● **Your goal**
Your answer should be the lines from the start of the records through the line with "Metric: halos/sec for", copied word for word.

[Collected data entries]
=-=-=-=-=

# DhayaaAnbajagane/Baryonification

Hardware: AMD Instinct MI355X
Metric: halos/sec for BaryonifyShell NSIDE=1024 (1000000-halo synthetic catalog) (higher is better)
Workload: dtype f64 throughout in the parity-grade mode: f64 ring-row geometry, f64 pair math with 1e-11 elementary functions (fp32 seeds + one Newton step), f64 LDS accumulation, pix_offsets stored as two f32 arrays (hi + lo), f64 regrid geometry, f64 map

## Files before the change

baryonification_amd/csrc/bfgx_api.hip:

```cpp
#include <hip/hip_runtime.h>
#include <cmath>
#include <cstdarg>
#include <cstdio>
#include <algorithm>
#include <atomic>
#include <climits>
#include <cstdint>
#include <cstdlib>
#include <chrono>
#include <cstring>
#include <functional>
#include <map>
#include <memory>
#include <mutex>
#include <string>
#include <tuple>
#include <type_traits>
#include <vector>

#include "../../include/bfgx.h"

#include "bfgx_devmem.hpp"
#include "bfgx_tile_arena.hpp"
#include "bfgx_cosmo.hpp"
// ... 770 lines not shown
    {
        int cus = 0;
        if (hipDeviceGetAttribute(&cus, hipDeviceAttributeMultiprocessorCount, device) == hipSuccess && cus > 0) p->num_cus = cus;
    }
    p->nside = nside;
    p->max_halos = max_halos;
    p->hpx = make_hpx(nside);
    p->stream = (hipStream_t)hip_stream;
    auto bail = [&](int rc) { bfgx_plan_destroy(p); return rc; };

    const bfgx_table &t = model->table;
    if (int rc = upload_model(p->mem, p->stream, model, true, p->model, p->NC)) return bail(rc);
    plan_pick_precision(p, model);
    const size_t nh = (size_t)(max_halos > 0 ? max_halos : 1);
    if (p->mem.alloc(p->recs, nh)) return bail(alloc_fail("halo records"));
    if (p->NC > 4 && p->mem.alloc(p->rowsx, nh)) return bail(alloc_fail("corner rows"));
    if (int rc = plan_init_fast(p, t, nh)) return bail(rc);
    if (int rc = plan_init_binning(p, t, nh)) return bail(rc);
    if (int rc = plan_init_regrid(p)) return bail(rc);
    const ScanScratchLayout SL = scan_scratch_layout();
    int32_t *scan = nullptr;
    if (p->mem.alloc(scan, SL.total_words)) return bail(alloc_fail("tile scan scratch"));
    p->scan.bind(scan, SL);
    if (p->mem.alloc(p->tile_sums, 2 * (size_t)(p->tiling.ntiles + 1) + kFarEvalWgs)) return bail(alloc_fail("tile sums"));
    p->far_src.sums = p->tile_sums + 2 * (size_t)(p->tiling.ntiles + 1);
    if (hipMemsetAsync(p->far_src.sums, 0, sizeof(double) * kFarEvalWgs, p->stream) != hipSuccess) return bail(fail(BFGX_ERR_HIP, "hipMemset failed"));
    if (hipMemsetAsync(p->overflow, 0, sizeof(int32_t), p->stream) != hipSuccess) return bail(fail(BFGX_ERR_HIP, "hipMemset failed"));
    if (hipStreamSynchronize(p->stream) != hipSuccess) return bail(fail(BFGX_ERR_HIP, "stream sync failed"));
    *out = p;
    return BFGX_OK;
}

int bfgx_plan_timing_enable(bfgx_plan *p, int on)
{
    return p ? p->events.enable(on) : fail(BFGX_ERR_INVALID, "NULL plan");
}

int bfgx_plan_timing_read(bfgx_plan *p, double *ms_sum, int64_t *launches)
{
    return p ? p->events.read(p->device, p->stream, ms_sum, launches) : fail(BFGX_ERR_INVALID, "NULL argument");
}

void bfgx_plan_destroy(bfgx_plan *p)
{
    if (!p) return;
    (void)hipSetDevice(p->device);
    (void)hipStreamSynchronize(p->stream);
    p->events.destroy();
    p->mem.release();
// ... 171 lines not shown

}

constexpr int kSumTilesOneWg = 16384;
static int launch_tile_sums(bfgx_plan *p, int t0, int nt, double *sums_dev)
{
    const double *ts = p->tile_sums + 2 * (size_t)t0;
    const double *fs = p->far_src.sums;
    if (nt <= kSumTilesOneWg) hipLaunchKernelGGL(sum_tiles_kernel, dim3(1), dim3(256), 0, p->stream, nt, ts, sums_dev, fs, kFarEvalWgs);
    else {
        HIP_TRY(hipMemsetAsync(sums_dev, 0, 2 * sizeof(double), p->stream));
        hipLaunchKernelGGL(sum_tiles_multi_kernel, dim3(64), dim3(256), 0, p->stream, nt, ts, sums_dev, fs, kFarEvalWgs);
    }
    return BFGX_OK;
}

template <typename ACC, typename real, bool SPLIT = false>
static void launch_regrid_gather(bfgx_plan *p, const double *map_in_dev, const ACC *o, const ACC *o_lo, double *map_out_dev, double *ts, bool from_k1, double *sums_dev)
{
    const size_t lds = regrid3_lds_bytes(p->tiling.BR, p->tiling.W, sizeof(real)),
                 lds_walk = regrid3_lds_bytes(p->tiling.BR, p->tiling.W, sizeof(real), true, SPLIT ? sizeof(ACC) : sizeof(real));
    FarList far = p->far;
    far.overflow = p->arena.far_overflow_full;
    const int nt = p->tiling.ntiles, nfix = std::min(nt, 2 * p->num_cus), nwalk = std::min(nt, 4 * p->num_cus);
    const ReachArgs reach = reach_args(p, regrid_cap(p->hpx.nside));
    if (!from_k1)
        hipLaunchKernelGGL(tile_reach_kernel<ACC>, dim3(nt), dim3(256), 0, p->stream, p->hpx, p->tiling, o, p->arena.omax);
    hipLaunchKernelGGL(tile_apron_kernel, dim3((nt + 255) / 256), dim3(256), 0, p->stream, p->hpx, p->tiling, (const float *)p->arena.omax, 0,
                       reach.cap, 0, nt, p->tile_apron, p->arena.todo, p->regrid_lean);
    hipLaunchKernelGGL((tile_regrid3_kernel<ACC, real, 0, SPLIT>), dim3(std::min(nt, 8 * p->num_cus)), dim3(256), lds, p->stream, p->hpx, p->tiling, map_in_dev, o, o_lo,
                       map_out_dev, far, p->far_src, reach, ts, -1, nt, p->regrid_lean, (double *)nullptr);
    hipLaunchKernelGGL((tile_regrid3_kernel<ACC, real, 2, SPLIT>), dim3(nwalk), dim3(256), lds_walk, p->stream, p->hpx, p->tiling, map_in_dev, o, o_lo,
                       map_out_dev, far, p->far_src, reach, ts, -1, nt, p->arena.todo, (double *)nullptr);
    hipLaunchKernelGGL((regrid_far_eval_kernel<ACC, SPLIT>), dim3(kFarEvalWgs), dim3(256), 0, p->stream, p->hpx, p->tiling.rings, map_in_dev, o, o_lo, p->far_src, far);
    const bool many = nt > kSumTilesOneWg && sums_dev != nullptr && ts != nullptr;
    hipLaunchKernelGGL((tile_regrid3_kernel<ACC, real, 1, SPLIT>), dim3(nfix), dim3(256), lds, p->stream, p->hpx, p->tiling, map_in_dev, o, o_lo,
                       map_out_dev, far, p->far_src, reach, ts, -1, nt, p->arena.todo, many ? (double *)nullptr : sums_dev, p->regrid_lean);
    if (many) (void)launch_tile_sums(p, 0, nt, sums_dev);
}

extern "C" {

static int regrid_impl(bfgx_plan *p, const double *map_in_dev, const void *offsets_dev, const DispMode &m, double *map_out_dev, double *sums_dev,
                       bool from_k1)
{
    HIP_TRY(hipSetDevice(p->device));
    {
    KernelTimer kt(p, BFGX_K_REGRID);
    if (p->algo == 1) {
        if (!from_k1) HIP_TRY(hipMemsetAsync(p->arena.ctrl, 0, sizeof(RegridCtrl), p->stream));
        double *ts = sums_dev ? p->tile_sums : nullptr;
        if (m.split())
            launch_regrid_gather<float, double, true>(p, map_in_dev, (const float *)offsets_dev, m.lo(offsets_dev, p->hpx.npix),
                                                      map_out_dev, ts, from_k1, sums_dev);
        else if (m.fp64()) launch_regrid_gather<double, double>(p, map_in_dev, (const double *)offsets_dev, (const double *)nullptr, map_out_dev, ts, from_k1, sums_dev);
        else launch_regrid_gather<float, float>(p, map_in_dev, (const float *)offsets_dev, (const float *)nullptr, map_out_dev, ts, from_k1, sums_dev);
    } else {
        const unsigned grid = (unsigned)((p->hpx.npix + 255) / 256);
        if (m.fp64())
            hipLaunchKernelGGL(regrid_kernel<double>, dim3(grid), dim3(256), 0, p->stream, p->hpx, map_in_dev,
// ... 529 lines not shown
```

=-=-=-=-=

● **Result for this task**
# DhayaaAnbajagane/Baryonification

Hardware: AMD Instinct MI355X
Metric: halos/sec for BaryonifyShell NSIDE=1024 (1000000-halo synthetic catalog) (higher is better)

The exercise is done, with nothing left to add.